**Assignment:**
Your answer should be the lines of the data below that contain "unsigned".

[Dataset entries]
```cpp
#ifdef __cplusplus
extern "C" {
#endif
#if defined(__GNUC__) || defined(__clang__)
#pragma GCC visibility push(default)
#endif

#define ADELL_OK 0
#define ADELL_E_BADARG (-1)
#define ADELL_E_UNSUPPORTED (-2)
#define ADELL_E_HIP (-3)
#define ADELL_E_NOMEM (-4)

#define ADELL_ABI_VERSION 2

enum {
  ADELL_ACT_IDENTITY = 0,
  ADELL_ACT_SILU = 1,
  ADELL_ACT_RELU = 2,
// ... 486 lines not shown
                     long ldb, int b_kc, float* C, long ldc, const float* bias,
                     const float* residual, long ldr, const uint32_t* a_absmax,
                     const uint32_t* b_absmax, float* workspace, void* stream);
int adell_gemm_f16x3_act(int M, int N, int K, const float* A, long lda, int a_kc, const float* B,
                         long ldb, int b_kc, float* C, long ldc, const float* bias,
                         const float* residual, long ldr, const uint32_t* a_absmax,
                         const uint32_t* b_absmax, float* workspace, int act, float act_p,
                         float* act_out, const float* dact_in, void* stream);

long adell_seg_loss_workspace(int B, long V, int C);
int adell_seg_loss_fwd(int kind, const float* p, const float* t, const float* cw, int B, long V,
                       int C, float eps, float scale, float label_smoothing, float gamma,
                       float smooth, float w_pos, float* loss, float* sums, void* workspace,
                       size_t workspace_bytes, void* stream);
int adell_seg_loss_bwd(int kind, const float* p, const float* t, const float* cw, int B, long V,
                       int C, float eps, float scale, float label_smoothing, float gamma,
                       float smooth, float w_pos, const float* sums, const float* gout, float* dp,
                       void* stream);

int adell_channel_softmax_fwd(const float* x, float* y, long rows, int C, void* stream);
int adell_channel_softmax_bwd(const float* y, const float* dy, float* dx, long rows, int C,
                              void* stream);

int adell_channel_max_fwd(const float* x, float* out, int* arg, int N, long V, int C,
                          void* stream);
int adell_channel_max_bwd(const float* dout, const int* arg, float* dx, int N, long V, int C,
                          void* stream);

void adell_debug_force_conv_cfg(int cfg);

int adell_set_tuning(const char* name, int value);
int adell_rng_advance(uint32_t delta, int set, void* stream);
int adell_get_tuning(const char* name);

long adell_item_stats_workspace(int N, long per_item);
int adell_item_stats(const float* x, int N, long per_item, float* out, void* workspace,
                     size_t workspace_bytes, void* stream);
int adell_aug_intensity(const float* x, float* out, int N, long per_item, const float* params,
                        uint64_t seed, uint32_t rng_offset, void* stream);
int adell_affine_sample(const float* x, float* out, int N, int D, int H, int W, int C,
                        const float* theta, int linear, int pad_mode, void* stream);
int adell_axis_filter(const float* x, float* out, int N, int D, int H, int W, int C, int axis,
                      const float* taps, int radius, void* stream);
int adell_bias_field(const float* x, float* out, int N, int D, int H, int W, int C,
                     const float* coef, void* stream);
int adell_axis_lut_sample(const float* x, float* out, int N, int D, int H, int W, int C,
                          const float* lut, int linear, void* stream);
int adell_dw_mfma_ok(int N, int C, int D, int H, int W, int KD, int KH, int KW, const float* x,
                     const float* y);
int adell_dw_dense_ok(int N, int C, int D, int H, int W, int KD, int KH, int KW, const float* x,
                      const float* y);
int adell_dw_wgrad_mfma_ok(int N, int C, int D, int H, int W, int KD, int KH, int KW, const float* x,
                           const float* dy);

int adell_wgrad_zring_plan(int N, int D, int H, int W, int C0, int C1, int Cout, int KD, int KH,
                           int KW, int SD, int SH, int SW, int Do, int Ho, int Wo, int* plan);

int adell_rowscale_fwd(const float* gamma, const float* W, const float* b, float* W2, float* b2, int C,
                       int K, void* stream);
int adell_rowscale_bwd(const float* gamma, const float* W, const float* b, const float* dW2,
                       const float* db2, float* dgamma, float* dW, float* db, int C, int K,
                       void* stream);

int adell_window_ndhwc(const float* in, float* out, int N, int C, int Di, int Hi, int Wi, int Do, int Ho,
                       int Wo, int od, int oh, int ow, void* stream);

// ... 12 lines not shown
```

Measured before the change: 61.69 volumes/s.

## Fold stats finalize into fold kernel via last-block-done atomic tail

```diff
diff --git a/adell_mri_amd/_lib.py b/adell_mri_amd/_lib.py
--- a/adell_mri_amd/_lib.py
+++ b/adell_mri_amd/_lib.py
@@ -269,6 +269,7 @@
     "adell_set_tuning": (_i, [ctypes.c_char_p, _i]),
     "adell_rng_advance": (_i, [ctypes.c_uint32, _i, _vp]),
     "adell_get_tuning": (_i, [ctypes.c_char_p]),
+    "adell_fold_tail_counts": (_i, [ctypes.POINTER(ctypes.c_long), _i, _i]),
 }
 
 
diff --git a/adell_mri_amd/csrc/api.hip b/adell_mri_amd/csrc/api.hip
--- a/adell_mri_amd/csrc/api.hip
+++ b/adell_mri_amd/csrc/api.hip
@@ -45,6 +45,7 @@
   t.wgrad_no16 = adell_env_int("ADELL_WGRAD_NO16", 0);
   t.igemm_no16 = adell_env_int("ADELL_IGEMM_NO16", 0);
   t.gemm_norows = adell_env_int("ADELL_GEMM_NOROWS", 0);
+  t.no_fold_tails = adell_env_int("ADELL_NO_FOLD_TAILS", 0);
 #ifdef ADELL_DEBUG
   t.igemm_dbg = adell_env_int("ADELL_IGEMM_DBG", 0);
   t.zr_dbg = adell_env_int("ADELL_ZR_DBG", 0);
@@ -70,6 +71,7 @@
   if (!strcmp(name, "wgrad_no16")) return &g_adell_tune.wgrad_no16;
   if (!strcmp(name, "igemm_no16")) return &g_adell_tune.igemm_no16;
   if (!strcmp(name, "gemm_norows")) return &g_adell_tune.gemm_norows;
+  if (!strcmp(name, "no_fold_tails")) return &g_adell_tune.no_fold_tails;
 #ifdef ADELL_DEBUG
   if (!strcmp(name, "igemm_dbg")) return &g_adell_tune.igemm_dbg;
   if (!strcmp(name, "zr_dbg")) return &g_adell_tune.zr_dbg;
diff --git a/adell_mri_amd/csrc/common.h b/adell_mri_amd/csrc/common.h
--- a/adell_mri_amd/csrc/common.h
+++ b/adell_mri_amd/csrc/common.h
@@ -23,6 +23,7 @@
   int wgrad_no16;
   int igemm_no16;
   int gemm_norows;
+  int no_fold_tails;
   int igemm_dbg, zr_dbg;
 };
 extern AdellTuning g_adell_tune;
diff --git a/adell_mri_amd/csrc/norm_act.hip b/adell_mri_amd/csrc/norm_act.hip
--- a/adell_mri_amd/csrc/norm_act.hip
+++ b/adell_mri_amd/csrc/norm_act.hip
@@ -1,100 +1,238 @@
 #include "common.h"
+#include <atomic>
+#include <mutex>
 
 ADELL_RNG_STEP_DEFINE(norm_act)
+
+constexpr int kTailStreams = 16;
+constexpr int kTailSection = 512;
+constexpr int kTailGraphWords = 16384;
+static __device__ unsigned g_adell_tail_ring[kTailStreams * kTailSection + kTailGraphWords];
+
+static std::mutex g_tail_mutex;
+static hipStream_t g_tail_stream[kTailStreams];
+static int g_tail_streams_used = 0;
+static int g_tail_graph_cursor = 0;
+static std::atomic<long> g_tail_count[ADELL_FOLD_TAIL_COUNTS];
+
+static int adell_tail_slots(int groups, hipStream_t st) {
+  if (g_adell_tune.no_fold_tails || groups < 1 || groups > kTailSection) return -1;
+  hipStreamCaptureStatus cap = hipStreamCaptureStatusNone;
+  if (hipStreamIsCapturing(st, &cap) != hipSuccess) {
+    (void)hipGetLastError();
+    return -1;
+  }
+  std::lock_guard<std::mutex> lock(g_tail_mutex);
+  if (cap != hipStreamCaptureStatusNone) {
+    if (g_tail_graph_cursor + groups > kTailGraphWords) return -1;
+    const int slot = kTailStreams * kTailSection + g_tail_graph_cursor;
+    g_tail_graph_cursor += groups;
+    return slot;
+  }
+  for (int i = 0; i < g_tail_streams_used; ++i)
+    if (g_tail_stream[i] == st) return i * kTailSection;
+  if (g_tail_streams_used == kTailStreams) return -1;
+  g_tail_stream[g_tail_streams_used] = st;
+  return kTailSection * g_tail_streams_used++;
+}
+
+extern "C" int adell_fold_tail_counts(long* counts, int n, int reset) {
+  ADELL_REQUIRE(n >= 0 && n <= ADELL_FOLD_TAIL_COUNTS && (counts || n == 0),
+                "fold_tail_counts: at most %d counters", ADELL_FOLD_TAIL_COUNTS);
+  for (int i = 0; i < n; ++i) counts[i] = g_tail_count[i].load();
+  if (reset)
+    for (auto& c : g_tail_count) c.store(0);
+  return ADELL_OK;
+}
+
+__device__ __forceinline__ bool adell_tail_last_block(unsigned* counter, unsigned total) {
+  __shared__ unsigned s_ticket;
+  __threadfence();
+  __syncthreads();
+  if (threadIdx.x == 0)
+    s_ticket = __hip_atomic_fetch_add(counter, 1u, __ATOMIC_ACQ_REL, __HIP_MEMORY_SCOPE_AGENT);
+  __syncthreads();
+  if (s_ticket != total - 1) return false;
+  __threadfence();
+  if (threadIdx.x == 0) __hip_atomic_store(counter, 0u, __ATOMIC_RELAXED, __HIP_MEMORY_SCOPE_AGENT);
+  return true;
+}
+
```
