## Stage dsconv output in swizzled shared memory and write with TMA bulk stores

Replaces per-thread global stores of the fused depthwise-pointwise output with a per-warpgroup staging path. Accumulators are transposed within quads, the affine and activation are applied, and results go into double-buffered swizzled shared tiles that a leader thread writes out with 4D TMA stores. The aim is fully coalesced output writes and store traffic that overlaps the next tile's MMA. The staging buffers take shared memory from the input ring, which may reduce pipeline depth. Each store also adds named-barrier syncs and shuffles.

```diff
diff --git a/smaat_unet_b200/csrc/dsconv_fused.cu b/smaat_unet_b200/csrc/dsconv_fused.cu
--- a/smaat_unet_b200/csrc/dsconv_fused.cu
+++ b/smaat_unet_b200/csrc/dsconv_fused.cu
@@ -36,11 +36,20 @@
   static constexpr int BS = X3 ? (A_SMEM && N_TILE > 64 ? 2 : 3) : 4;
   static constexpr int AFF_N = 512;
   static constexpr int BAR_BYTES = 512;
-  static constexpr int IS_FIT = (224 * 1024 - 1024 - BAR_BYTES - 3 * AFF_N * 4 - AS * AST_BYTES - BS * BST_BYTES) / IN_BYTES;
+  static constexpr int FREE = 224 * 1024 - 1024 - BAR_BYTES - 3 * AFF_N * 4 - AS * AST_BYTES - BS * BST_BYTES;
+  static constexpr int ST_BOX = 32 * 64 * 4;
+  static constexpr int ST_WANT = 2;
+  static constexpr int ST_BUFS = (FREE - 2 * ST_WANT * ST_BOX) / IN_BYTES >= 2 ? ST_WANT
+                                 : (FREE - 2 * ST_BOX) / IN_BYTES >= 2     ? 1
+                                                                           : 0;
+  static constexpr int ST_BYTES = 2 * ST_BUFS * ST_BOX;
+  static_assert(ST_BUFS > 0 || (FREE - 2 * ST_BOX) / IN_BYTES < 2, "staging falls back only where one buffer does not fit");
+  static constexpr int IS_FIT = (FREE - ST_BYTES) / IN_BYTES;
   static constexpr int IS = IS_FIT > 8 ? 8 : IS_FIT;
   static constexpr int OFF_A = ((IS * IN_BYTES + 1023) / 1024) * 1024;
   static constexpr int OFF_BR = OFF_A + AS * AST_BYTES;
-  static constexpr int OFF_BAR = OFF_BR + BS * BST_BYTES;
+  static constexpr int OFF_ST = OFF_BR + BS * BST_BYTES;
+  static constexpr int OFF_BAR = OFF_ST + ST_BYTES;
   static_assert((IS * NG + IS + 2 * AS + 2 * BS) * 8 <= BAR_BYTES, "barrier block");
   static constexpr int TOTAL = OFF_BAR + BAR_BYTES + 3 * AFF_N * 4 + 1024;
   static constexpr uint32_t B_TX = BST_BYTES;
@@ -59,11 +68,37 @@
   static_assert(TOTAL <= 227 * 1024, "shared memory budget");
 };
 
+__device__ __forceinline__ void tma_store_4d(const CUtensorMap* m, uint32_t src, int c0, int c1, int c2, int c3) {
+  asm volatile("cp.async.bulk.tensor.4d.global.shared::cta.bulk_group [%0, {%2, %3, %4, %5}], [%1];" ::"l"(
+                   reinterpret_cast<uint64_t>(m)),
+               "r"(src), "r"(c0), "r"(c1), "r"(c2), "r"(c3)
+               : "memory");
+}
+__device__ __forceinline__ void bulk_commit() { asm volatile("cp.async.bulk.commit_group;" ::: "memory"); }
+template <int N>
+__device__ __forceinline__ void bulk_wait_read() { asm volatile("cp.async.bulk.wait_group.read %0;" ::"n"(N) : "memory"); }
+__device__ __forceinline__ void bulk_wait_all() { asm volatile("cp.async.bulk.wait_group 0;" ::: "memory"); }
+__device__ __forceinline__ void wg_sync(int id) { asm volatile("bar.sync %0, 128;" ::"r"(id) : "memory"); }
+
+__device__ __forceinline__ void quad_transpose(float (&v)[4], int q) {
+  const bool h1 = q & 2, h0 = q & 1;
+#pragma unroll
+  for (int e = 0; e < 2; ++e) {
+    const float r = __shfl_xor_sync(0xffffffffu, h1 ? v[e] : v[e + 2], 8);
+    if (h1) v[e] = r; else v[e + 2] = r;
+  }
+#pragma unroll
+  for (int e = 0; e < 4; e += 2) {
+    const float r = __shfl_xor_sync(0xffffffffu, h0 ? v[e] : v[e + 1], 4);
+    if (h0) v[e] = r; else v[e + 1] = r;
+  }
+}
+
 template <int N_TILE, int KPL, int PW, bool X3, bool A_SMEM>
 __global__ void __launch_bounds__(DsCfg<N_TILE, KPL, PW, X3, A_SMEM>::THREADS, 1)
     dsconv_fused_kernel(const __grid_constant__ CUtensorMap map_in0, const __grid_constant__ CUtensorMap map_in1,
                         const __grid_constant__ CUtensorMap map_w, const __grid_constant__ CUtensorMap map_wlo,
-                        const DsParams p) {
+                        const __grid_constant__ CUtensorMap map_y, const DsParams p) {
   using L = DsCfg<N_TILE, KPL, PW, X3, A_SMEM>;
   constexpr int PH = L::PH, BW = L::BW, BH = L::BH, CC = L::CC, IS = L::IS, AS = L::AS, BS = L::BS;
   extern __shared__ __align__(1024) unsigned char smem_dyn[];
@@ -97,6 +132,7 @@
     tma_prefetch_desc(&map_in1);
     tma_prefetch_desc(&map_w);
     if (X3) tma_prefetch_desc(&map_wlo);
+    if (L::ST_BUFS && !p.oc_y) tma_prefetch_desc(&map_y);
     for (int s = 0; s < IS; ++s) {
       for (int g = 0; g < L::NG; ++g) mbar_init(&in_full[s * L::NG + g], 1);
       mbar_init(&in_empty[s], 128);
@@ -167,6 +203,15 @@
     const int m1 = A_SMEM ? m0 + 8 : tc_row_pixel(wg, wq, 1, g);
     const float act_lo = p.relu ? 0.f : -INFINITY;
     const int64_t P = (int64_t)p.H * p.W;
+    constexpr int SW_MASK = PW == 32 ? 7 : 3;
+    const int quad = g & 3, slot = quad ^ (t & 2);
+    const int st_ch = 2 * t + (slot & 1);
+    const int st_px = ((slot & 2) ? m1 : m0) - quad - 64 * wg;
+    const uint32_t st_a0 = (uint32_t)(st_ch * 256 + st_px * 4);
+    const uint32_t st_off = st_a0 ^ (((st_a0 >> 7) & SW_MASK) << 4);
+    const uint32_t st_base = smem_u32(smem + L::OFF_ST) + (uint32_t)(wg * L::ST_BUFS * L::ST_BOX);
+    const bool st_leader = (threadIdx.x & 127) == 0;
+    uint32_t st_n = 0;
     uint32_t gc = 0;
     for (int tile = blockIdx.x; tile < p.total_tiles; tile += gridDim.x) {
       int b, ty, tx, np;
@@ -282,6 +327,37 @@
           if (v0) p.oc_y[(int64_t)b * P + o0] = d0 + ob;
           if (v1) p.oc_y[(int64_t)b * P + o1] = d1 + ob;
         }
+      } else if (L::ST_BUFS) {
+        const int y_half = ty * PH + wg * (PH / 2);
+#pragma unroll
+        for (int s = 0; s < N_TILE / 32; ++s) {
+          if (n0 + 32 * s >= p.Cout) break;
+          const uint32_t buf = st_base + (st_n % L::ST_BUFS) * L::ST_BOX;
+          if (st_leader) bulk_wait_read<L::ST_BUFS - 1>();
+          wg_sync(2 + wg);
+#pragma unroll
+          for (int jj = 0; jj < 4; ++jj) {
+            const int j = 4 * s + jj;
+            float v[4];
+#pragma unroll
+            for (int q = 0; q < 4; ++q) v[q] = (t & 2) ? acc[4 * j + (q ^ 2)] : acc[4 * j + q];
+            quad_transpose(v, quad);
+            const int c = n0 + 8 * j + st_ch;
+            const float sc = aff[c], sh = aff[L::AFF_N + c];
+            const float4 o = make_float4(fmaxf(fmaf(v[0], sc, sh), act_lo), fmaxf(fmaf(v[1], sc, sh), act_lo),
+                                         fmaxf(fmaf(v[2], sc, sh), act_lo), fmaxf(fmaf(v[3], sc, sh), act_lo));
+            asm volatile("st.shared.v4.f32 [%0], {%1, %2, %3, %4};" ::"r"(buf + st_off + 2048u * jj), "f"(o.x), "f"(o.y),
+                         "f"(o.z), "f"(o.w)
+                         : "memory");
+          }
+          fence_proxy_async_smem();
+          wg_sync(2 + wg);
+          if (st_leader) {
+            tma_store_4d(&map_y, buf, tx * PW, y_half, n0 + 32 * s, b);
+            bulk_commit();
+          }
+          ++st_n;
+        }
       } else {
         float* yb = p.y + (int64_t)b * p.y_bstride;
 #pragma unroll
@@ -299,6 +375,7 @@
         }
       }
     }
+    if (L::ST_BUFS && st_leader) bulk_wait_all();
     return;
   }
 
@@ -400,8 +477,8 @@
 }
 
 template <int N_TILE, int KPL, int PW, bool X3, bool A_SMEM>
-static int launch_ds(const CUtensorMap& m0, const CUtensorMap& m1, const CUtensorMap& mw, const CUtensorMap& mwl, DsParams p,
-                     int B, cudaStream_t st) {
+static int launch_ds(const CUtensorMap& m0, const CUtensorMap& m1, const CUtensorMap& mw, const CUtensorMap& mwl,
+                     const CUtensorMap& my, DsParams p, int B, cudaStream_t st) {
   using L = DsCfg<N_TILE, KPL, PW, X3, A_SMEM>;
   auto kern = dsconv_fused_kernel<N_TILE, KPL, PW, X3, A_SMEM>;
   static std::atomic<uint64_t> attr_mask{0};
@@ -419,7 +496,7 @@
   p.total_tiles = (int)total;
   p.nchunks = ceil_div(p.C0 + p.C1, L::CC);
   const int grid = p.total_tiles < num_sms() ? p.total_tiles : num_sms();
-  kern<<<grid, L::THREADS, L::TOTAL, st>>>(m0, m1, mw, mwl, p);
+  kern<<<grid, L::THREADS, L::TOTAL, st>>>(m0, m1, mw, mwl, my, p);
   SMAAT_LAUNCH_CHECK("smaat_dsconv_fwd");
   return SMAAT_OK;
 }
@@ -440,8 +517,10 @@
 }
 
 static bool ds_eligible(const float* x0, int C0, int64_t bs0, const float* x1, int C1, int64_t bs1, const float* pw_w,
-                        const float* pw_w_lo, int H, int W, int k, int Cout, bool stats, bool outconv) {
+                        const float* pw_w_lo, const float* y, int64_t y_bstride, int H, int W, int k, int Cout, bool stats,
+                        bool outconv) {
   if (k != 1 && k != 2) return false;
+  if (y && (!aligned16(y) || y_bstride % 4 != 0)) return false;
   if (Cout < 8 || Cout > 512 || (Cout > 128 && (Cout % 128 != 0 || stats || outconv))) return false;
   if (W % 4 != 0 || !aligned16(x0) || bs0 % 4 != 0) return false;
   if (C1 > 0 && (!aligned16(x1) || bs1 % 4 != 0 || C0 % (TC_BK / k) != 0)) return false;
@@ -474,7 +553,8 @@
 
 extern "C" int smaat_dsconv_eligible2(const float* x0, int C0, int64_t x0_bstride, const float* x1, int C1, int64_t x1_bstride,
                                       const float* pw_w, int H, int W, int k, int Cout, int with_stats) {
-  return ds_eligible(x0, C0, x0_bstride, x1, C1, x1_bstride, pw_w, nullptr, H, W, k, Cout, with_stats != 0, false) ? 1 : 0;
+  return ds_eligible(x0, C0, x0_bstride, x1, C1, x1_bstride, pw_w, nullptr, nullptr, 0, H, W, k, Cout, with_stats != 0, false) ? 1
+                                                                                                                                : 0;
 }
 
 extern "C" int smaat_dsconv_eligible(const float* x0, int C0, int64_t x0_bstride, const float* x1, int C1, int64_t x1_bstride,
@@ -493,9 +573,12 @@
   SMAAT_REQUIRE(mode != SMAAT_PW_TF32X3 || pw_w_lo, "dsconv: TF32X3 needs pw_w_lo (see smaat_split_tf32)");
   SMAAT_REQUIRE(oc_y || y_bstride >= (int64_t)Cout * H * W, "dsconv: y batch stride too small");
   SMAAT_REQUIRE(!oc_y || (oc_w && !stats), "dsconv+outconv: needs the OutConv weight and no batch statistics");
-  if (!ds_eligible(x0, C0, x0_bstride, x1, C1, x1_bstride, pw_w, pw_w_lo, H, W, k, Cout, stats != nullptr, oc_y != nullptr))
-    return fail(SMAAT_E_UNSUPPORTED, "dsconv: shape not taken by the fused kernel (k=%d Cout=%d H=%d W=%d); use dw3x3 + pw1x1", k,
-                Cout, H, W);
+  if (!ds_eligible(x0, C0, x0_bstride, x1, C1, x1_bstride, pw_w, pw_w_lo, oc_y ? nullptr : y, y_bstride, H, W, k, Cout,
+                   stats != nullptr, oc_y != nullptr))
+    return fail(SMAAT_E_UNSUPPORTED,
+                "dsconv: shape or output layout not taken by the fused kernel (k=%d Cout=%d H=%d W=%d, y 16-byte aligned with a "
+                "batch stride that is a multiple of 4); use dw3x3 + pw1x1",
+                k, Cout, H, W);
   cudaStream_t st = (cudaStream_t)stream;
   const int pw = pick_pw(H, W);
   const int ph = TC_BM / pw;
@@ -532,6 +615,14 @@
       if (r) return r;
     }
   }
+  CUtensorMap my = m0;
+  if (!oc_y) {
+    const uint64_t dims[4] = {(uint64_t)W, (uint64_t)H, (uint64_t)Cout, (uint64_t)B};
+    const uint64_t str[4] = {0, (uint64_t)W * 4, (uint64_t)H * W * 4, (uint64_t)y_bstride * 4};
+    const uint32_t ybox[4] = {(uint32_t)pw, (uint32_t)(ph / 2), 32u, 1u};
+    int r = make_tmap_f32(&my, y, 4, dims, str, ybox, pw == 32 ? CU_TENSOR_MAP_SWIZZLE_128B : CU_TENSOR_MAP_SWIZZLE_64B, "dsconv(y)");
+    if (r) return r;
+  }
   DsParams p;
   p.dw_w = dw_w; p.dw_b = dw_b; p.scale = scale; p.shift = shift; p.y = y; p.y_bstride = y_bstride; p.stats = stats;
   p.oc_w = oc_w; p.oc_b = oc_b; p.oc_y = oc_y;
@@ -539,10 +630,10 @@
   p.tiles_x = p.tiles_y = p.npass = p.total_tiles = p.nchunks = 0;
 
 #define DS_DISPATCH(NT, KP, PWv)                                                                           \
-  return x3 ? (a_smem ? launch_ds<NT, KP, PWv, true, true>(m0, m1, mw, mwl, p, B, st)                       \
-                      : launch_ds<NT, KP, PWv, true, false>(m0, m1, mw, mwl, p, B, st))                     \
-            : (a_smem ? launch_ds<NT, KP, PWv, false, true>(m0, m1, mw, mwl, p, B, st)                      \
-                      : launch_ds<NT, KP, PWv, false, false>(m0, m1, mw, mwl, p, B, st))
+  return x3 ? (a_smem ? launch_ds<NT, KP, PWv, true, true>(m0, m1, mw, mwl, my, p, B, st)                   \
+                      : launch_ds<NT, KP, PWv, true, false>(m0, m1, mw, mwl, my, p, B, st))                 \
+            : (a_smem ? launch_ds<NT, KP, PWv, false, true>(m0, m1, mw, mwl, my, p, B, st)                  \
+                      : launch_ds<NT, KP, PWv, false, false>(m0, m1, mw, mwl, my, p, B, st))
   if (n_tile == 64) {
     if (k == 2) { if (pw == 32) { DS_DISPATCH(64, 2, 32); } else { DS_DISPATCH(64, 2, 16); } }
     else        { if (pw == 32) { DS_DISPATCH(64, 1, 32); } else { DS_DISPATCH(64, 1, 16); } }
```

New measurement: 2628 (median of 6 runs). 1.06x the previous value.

**Expected answer:**
+static __device__ unsigned g_adell_tail_ring[kTailStreams * kTailSection + kTailGraphWords];
+__device__ __forceinline__ bool adell_tail_last_block(unsigned* counter, unsigned total) {
+  __shared__ unsigned s_ticket;
   extern __shared__ __align__(1024) unsigned char smem_dyn[];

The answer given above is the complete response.